Table 1 shows the physical properties of each of the video tapes obtained in Examples 1 to 3 and Comparative Examples 1 and 2 measured by the following measurement methods.

Measurement method (1) Still durability A constant video signal was recorded on a video tape obtained using a VHS video tape recorder (NV-8200 [Matsushita Electric Industrial Co., Ltd.]), and the reproduced still image was sharp. The time to loss was measured. (Measurement was performed at 5 ° C. and 80% RH.) (2) Number of clogging A fixed video signal was recorded on the obtained video tape using the above-described VHS video tape recorder, and was recorded for 10 minutes at 120 minutes.
The vehicle was run repeatedly and the number of times the output decreased by 3 dB or more during the run was examined. (Measurement was performed at 5 ° C. and 30% RH.) (3) Adhesive force between nonmagnetic support and magnetic layer 180 ° peeling using a video tape of 1/2 inch width and 5 cm length The required force was measured, and this was defined as the adhesive force.

As is apparent from Table 1, the first magnetic layer contains a vinyl chloride copolymer and a polyurethane resin having a number average molecular weight of less than 25,000, and the second magnetic layer contains an organic group having active hydrogen in one molecule. The magnetic recording medium of the present invention using a vinyl chloride / vinyl acetate copolymer having three or more rubbers has good clogging frequency, still durability and good adhesion of the magnetic layer, and excellent durability such as running durability. You can see that it is.
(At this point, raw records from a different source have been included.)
# zongh5a/MDF-Net

Measured on AMD Instinct MI355X. Metric: views/sec at DTU 1600x1200x5-view x4-scale, higher is better.
Workload: dtype f32; 1 GPU; DTU eval 1600x1184 (1600x1200 cropped as load/dtueval.py:34), 5 views, 3 cost-volume stages + x2 refine = 4 output scales, hypotheses (48,24,8), batch 1 per rank, seeded random weights (pth/dtu_29.pth is not available offline); parallelism=views sharded over 1 rank(s), no collective

## Files before the change

### mdf-net_amd/csrc/conv3d.hip

```cpp
#include <cstdlib>
#include "common.h"

namespace {

typedef float f32x4 __attribute__((ext_vector_type(4)));

enum ConvMode { kS1 = 0, kS2 = 1, kTr = 2 };

struct ConvParams {
  const float* x;
  const float* wpack;
  const float* alpha;
  const float* beta;
  const float* res;
  float* y;
  int B, Di, Hi, Wi, Do, Ho, Wo;
  int relu;
  long long m_total;
  unsigned nblk;
  int stat_mode;
  const float* stat_y;
  const float* stat_aux;
  double* stat_out;
  int stat_slices;
// ... 708 lines not shown
  const int KPL = (Cin >= 16) ? 4 : (Cin == 8 ? 2 : 1), CK = 4 * KPL, NCH = Cin / CK, KW = KHW + RW - 1;
  int r = i;
  const int s = r % KPL; r /= KPL;
  const int n = r % 16; r /= 16;
  const int qq = r % 4; r /= 4;
  const int ch = r % NCH; r /= NCH;
  const int kwp = r % KW, kdh = r / KW;
  const int phase = n / Cout, cout = n % Cout, cin = ch * CK + KPL * qq + s;
  const int kw = kwp - phase;
  return (phase < RW && cin < Cin_mem && kw >= 0 && kw < KHW) ? src.at(cout, cin, kdh * KHW + kw) : 0.f;
}

__device__ __forceinline__ int pack_wino_total(int Cin, int Cout, int nkd) { return nkd * (Cin / 16) * 16 * ((Cout + 15) / 16) * 64 * 4; }
__device__ __forceinline__ float pack_wino_elem(const WSrc& src, int i, int Cin, int Cout, int nkd) {
  const int NCH = Cin / 16, NT = (Cout + 15) / 16;
  const float G[4][3] = {{1.f, 0.f, 0.f}, {.5f, .5f, .5f}, {.5f, -.5f, .5f}, {0.f, 0.f, 1.f}};
  int r = i;
  const int s = r % 4; r /= 4;
  const int m = r % 16; r /= 16;
  const int qq = r % 4; r /= 4;
  const int nt = r % NT; r /= NT;
  const int ab = r % 16; r /= 16;
  const int ch = r % NCH; r /= NCH;
  const int kd = r;
  const int a = ab >> 2, b = ab & 3;
  const int cout = nt * 16 + m, cin = ch * 16 + 4 * qq + s;
  float v = 0.f;
  if (cout < Cout) {
    for (int y = 0; y < 3; ++y)
      for (int x = 0; x < 3; ++x) v += G[a][y] * G[b][x] * src.at(cout, cin, kd * 9 + y * 3 + x);
  }
  return v;
}

__device__ __forceinline__ float pack_wd_elem(const WSrc& src, int i, int Cin) {
  const int KPL = (Cin >= 16) ? 4 : 2, CK = 4 * KPL, NCH = Cin / CK;
  const float G[4][3] = {{1.f, 0.f, 0.f}, {.5f, .5f, .5f}, {.5f, -.5f, .5f}, {0.f, 0.f, 1.f}};
  int r = i;
  const int s = r % KPL; r /= KPL;
  const int m = r % 16; r /= 16;
  const int qq = r % 4; r /= 4;
  const int ab = r % 16; r /= 16;
  const int ch = r % NCH; r /= NCH;
  const int j = r;
  const int a = ab >> 2, b = ab & 3;
  const int cout = m & 7, kd = j - (m >> 3), cin = ch * CK + KPL * qq + s;
  float v = 0.f;
  if (kd >= 0 && kd < 3) {
    for (int y = 0; y < 3; ++y)
      for (int x = 0; x < 3; ++x) v += G[a][y] * G[b][x] * src.at(cout, cin, kd * 9 + y * 3 + x);
  }
  return v;
}

__device__ __forceinline__ int pack_tr_total(int Cin, int Cout) {
  const int KPL = (Cin >= 16) ? 4 : 2, CK = 4 * KPL, NCH = Cin / CK, NT = (2 * Cout + 15) / 16;
  return 18 * NCH * NT * 64 * KPL;
}
__device__ __forceinline__ float pack_tr_elem(const WSrc& src, int i, int Cin, int Cout) {
  const int KPL = (Cin >= 16) ? 4 : 2, CK = 4 * KPL, NCH = Cin / CK, NT = (2 * Cout + 15) / 16;
  int r = i;
  const int s = r % KPL; r /= KPL;
  const int n = r % 16; r /= 16;
  const int qq = r % 4; r /= 4;
  const int nt = r % NT; r /= NT;
  const int ch = r % NCH; r /= NCH;
  const int tap = r;
  const int kd = tap / 6, kh = (tap / 2) % 3, ow = tap & 1;
  const int row = nt * 16 + n, cin = ch * CK + KPL * qq + s;
  if (row >= 2 * Cout) return 0.f;
  const int pw = row / Cout, cout = row % Cout;
  const int kw = (pw == 0) ? (ow == 0 ? 1 : -1) : (ow == 0 ? 2 : 0);
  return kw >= 0 ? src.at(cout, cin, (kd * 3 + kh) * 3 + kw) : 0.f;
}

__host__ __device__ inline int rw_of(int Cout) { return Cout == 8 ? 2 : (Cout == 4 ? 4 : 0); }
__host__ __device__ inline bool wino_built(int Cin, int Cout) {
  return ((Cout == 16 || Cout == 32) && (Cin == 16 || Cin == 32)) || (Cin == 16 && Cout == 8);
}
__host__ __device__ inline bool wino2d_built(int Cin, int Cout) {
  return (Cin == 16 && Cout == 16) || (Cin == 32 && Cout == 32) || (Cin == 64 && Cout == 64) || (Cin == 16 && Cout == 32) || (Cin == 32 && Cout == 64);
}
__host__ __device__ inline bool wd_built(int Cin, int Cout) { return Cout == 8 && (Cin == 8 || Cin == 16); }
__host__ __device__ inline bool k5w_built(int Cin, int Cout) { return (Cin == 16 && Cout == 32) || (Cin == 8 && Cout == 16); }
__host__ __device__ inline int padded_cin(int c) { return c <= 4 ? 4 : c; }

struct PackJob {
  const float* src;
  float* dst;
  int mode, transposed, is3d, Cin_mem, Cout, ntaps, a0, a1;
  int blk0, nblk;
};
__host__ __device__ inline void pack_segments(int is3d, int transposed, int Cin_mem, int Cout, int ntaps, long long* plain, long long* rw, long long* wino,
                                              long long* wd) {
  const int Cin = padded_cin(Cin_mem);
  const int KPL = (Cin >= 16) ? 4 : (Cin == 8 ? 2 : 1), NCH = Cin / (4 * KPL);
  *rw = 0; *wino = 0; *wd = 0;
  if (transposed) {
    const int K2 = (Cin >= 16) ? 4 : 2;
    *plain = 18ll * (Cin / (4 * K2)) * ((2 * Cout + 15) / 16) * 64 * K2;
    return;
  }
  *plain = (long long)ntaps * NCH * ((Cout + 15) / 16) * 64 * KPL;
  const bool k3 = is3d ? (ntaps == 27) : (ntaps == 9);
  if (k3 && rw_of(Cout)) *rw = (long long)(is3d ? 9 : 3) * (3 + rw_of(Cout) - 1) * NCH * 64 * KPL;
  if (k3 && (is3d ? wino_built(Cin_mem, Cout) : wino2d_built(Cin_mem, Cout))) *wino = (long long)(is3d ? 3 : 1) * (Cin / 16) * 16 * ((Cout + 15) / 16) * 64 * 4;
  if (k3 && is3d && wd_built(Cin_mem, Cout)) *wd = 4ll * NCH * 16 * 64 * KPL;
  if (!is3d && ntaps == 25 && k5w_built(Cin_mem, Cout)) *wino = (long long)(4 * Cin / 16) * 16 * ((Cout + 15) / 16) * 64 * 4;
}
__device__ __forceinline__ void pack_job_elem(const PackJob& j, long long i) {
  const int Cin = padded_cin(j.Cin_mem);
  WSrc src{j.src, j.transposed ? kSrcSwap : j.mode, j.Cout, j.Cin_mem, j.ntaps, j.a0, j.a1};
  long long plain, rw, wino, wd;
  pack_segments(j.is3d, j.transposed, j.Cin_mem, j.Cout, j.ntaps, &plain, &rw, &wino, &wd);
  if (i >= plain + rw + wino + wd) return;
  float v;
  if (j.transposed) v = pack_tr_elem(src, (int)i, Cin, j.Cout);
  else if (i < plain) v = pack_plain_elem(src, (int)i, Cin, j.Cin_mem, j.Cout);
  else if (i < plain + rw) v = pack_rw_elem(src, (int)(i - plain), Cin, j.Cin_mem, j.Cout, 3, rw_of(j.Cout));
  else if (i < plain + rw + wino) {
    if (!j.is3d && j.ntaps == 25) {
      const WSrc ph{j.src, kSrcK5S2Phases, j.Cout, 4 * j.Cin_mem, 9, j.Cin_mem, 0};
      v = (j.mode == kSrcDirect) ? pack_wino_elem(ph, (int)(i - plain - rw), 4 * Cin, j.Cout, 1) : 0.f;
    } else {
      v = pack_wino_elem(src, (int)(i - plain - rw), Cin, j.Cout, j.is3d ? 3 : 1);
    }
  }
  else v = pack_wd_elem(src, (int)(i - plain - rw - wino), Cin);
  j.dst[i] = v;
}

__global__ void pack_weights_kernel(PackJob j) {
  long long plain, rw, wino, wd;
  pack_segments(j.is3d, j.transposed, j.Cin_mem, j.Cout, j.ntaps, &plain, &rw, &wino, &wd);
  const long long total = plain + rw + wino + wd;
  for (long long i = (long long)blockIdx.x * blockDim.x + threadIdx.x; i < total; i += (long long)gridDim.x * blockDim.x) pack_job_elem(j, i);
}

constexpr int kPackPerBlock = 1024;
__global__ void pack_batch_kernel(const PackJob* __restrict__ jobs, const int* __restrict__ block_job) {
  const PackJob j = jobs[block_job[blockIdx.x]];
  const long long base = (long long)(blockIdx.x - j.blk0) * kPackPerBlock;
#pragma unroll
  for (int k = 0; k < kPackPerBlock / 256; ++k) pack_job_elem(j, base + k * 256 + threadIdx.x);
}

template <int CIN, int COUT, int MODE, int MT, int ST>
__global__ __launch_bounds__(1024) void conv3d_wlds_kernel(const ConvParams p) {
  constexpr int KPL = (CIN >= 16) ? 4 : 2, CK = 4 * KPL, NCH = CIN / CK, NT = (COUT + 15) / 16;
  constexpr int TAPF = NCH * NT * 64 * KPL;
  static_assert(MODE == kS1 || MODE == kS2, "stride-1 / stride-2 layers");
  extern __shared__ float wsm[];
  {
    const float4* src = reinterpret_cast<const float4*>(p.wpack);
    float4* dst = reinterpret_cast<float4*>(wsm);
    for (int i = threadIdx.x; i < 27 * TAPF / 4; i += 1024) dst[i] = src[i];
  }
  __shared__ double st_tab[ST ? 128 : 1];
  __shared__ float st_aux[ST ? 256 : 1];
  if constexpr (ST != 0) {
    if (threadIdx.x < 128) st_tab[threadIdx.x] = 0.0;
    if (p.stat_mode == 2 && threadIdx.x < 256) {
      const int c = threadIdx.x & 63;
      st_aux[threadIdx.x] = (c < COUT) ? p.stat_aux[(threadIdx.x >> 6) * COUT + c] : 0.f;
    }
  }
  __syncthreads();
// ... 471 lines not shown
```

### mdf-net_amd/csrc/conv_lds.hip

```cpp
#include <cstdlib>
#include <mutex>
#include <type_traits>
#include "common.h"

#include "conv_lds_common.h"

namespace {

constexpr int kSchedSlots = 128;
__device__ unsigned g_sched[2 * kSchedSlots];
#ifdef MDF_STAMPS
__device__ unsigned long long g_stamps[8];
#define STAMP() __builtin_readcyclecounter()
#endif

template <typename C, int KD, int KHW, int SHW, int COUT, int MTL, int ST = 0>
__device__ __forceinline__ void step(const float* const (&planes)[KD], __amdgpu_buffer_rsrc_t wres, int wvoff, const LdsConvParams& p,
                                     size_t row_vox, int w0, int q, int n16, const float (&wr)[C::WN][C::NT][C::KPL],
                                     const float (&al)[C::NT][4], const float (&be)[C::NT][4], const float (&wfirst)[2][C::NT][C::KPL]) {
  constexpr int NT = C::NT;
  extern __shared__ __attribute__((aligned(16))) float lds_base_[];
  const float* epi_tab = lds_base_ + C::EPI_OFF;
  static_assert(ST == 0 || COUT % 4 == 0, "epilogue sums need Cout % 4 == 0");
  f32x4 acc[MTL][NT];
// ... 784 lines not shown

static int sched_slot_of(void* stream) {
  std::lock_guard<std::mutex> lock(g_slot_mu);
  int free_slot = -1;
  for (int i = 0; i < kSchedSlots; ++i) {
    if (g_slot_used[i] && g_slot_stream[i] == stream) return i;
    if (!g_slot_used[i] && free_slot < 0) free_slot = i;
  }
  if (free_slot >= 0) { g_slot_used[free_slot] = true; g_slot_stream[free_slot] = stream; }
  return free_slot;
}

extern "C" int mdf_release_stream(void* stream) {
  std::lock_guard<std::mutex> lock(g_slot_mu);
  for (int i = 0; i < kSchedSlots; ++i)
    if (g_slot_used[i] && g_slot_stream[i] == stream) { g_slot_used[i] = false; g_slot_stream[i] = nullptr; return MDF_OK; }
  return MDF_OK;
}

#define LDS_CASE_RW(ci, cim, co, kd, k, s, mt, rw)                                               \
  if (!stat && use_rw && Cin == ci && Cin_mem == cim && Cout == co && KD == kd && KHW == k && stride == s && !res_up) { \
    p.wpack = wpack + (size_t)kd * k * k * ci * 16;                                              \
    return launch_lds<ci, cim, co, kd, k, s, mt, rw>(p, (hipStream_t)stream);                    \
  }
#define LDS_CASE_RW_T(ci, cim, co, kd, k, s, mt, rw)                                             \
  if (use_rw && Cin == ci && Cin_mem == cim && Cout == co && KD == kd && KHW == k && stride == s && !res_up) { \
    p.wpack = wpack + (size_t)kd * k * k * ci * 16;                                              \
    return !stat ? launch_lds<ci, cim, co, kd, k, s, mt, rw>(p, (hipStream_t)stream) : (stat->mode == 1 ? launch_lds<ci, cim, co, kd, k, s, mt, rw, 0, 1>(p, (hipStream_t)stream) : launch_lds<ci, cim, co, kd, k, s, mt, rw, 0, 2>(p, (hipStream_t)stream)); \
  }

#define LDS_CASE_WG(ci, co)                                                                      \
  if (use_wg && KD == 3 && KHW == 3 && stride == 1 && Cin == ci && Cin_mem == ci && Cout == co && !res_up) { \
    p.wpack = wpack + (size_t)27 * ci * (((co + 15) / 16) * 16) + (co == 8 ? (size_t)36 * ci * 16 : 0); \
    return !stat ? launch_lds<ci, ci, co, 3, 3, 1, 1, 2, 1>(p, (hipStream_t)stream) : (stat->mode == 1 ? launch_lds<ci, ci, co, 3, 3, 1, 1, 2, 1, 1>(p, (hipStream_t)stream) : launch_lds<ci, ci, co, 3, 3, 1, 1, 2, 1, 2>(p, (hipStream_t)stream)); \
  }
#define LDS_CASE_WG2(ci, co)                                                                     \
  if (use_wg && KD == 1 && KHW == 3 && stride == 1 && Cin == ci && Cin_mem == ci && Cout == co && !res_up && (!shuffle2 || (ci == 16 && co == 32) || (ci == 32 && co == 64))) { \
    p.wpack = wpack + (size_t)9 * ci * (((co + 15) / 16) * 16);                                  \
    return !stat ? launch_lds<ci, ci, co, 1, 3, 1, 1, 2, 1>(p, (hipStream_t)stream) : (stat->mode == 1 ? launch_lds<ci, ci, co, 1, 3, 1, 1, 2, 1, 1>(p, (hipStream_t)stream) : launch_lds<ci, ci, co, 1, 3, 1, 1, 2, 1, 2>(p, (hipStream_t)stream)); \
  }
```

On the other hand, a conventional magnetic recording medium using a vinyl chloride / vinyl acetate copolymer having no active hydrogen is inferior in the above performance (Comparative Example 1),
Even when a vinyl acetate copolymer is used, when the number average molecular weight of the polyurethane resin contained in the first magnetic layer is 25,000 or more, still durability and adhesive strength are inferior (Comparative Example 2).

Comparative Example 3 (1) A first magnetic layer coating liquid and a second magnetic layer coating liquid having the following compositions were prepared.

First magnetic layer coating solution Co-γ-Fe ₂ O ₃ [Hc: 650 Oe, S BET specific surface area: 35 m ² / g] 100
Part: Vinyl chloride / vinyl acetate / maleic anhydride copolymer [manufactured by Nippon Zeon Co., Ltd., 400 × 110A] 3 parts Polyurethane resin [manufactured by Nippon Polyurethane Co., Ltd., trade name: Nipporan N2301] 24 parts Polyisocyanate compound [Japan Polyurethane Co., Ltd.
Manufactured and trade name: Coronate L] 3 parts Carbon black [Average particle diameter: 40 mμ] 2 parts Cr ₂ O ₃ 5 parts Methyl ethyl ketone 300 parts Second magnetic layer coating solution Co-γ-Fe ₂ O ₃ [Hc: 700 Oe, S BET specific surface area: 40m ² / g] 100
Part: vinyl chloride / vinyl acetate / maleic anhydride copolymer [manufactured by Nippon Zeon Co., Ltd., 400 × 110A] 12 parts Polyurethane resin [manufactured by Nippon Polyurethane Co., Ltd., trade name: Nipporan N2301] 6 parts Polyisocyanate compound [Japan Polyurethane Co., Ltd.
Manufactured and trade name: Coronate L] 12 parts Carbon black [Average particle diameter: 40 mμ] 2 parts Cr ₂ O ₃ 5 parts Methyl ethyl ketone 300 parts [The number average molecular weight of Nipporan N2301 is 230.
The glass transition temperature (Tg) is 33 ° C., and the number of active hydrogens (hydrogen of hydroxyl group) per molecule is 2. (2) A first magnetic layer coating solution and a second magnetic layer coating solution are sequentially coated on a 15 μm-thick polyethylene terephthalate support so that each of the two dried layers has a thickness of 2 μm. After performing a magnetic field orientation treatment using a cobalt magnet in a state where the liquid is not powdered, the solvent is removed by heating to 100 ° C. for 1 minute, and the first magnetic layer and the second magnetic layer are laminated on the support I got a body. This laminate was subjected to a super calender treatment and slit to a 1/2 inch width to produce a video tape.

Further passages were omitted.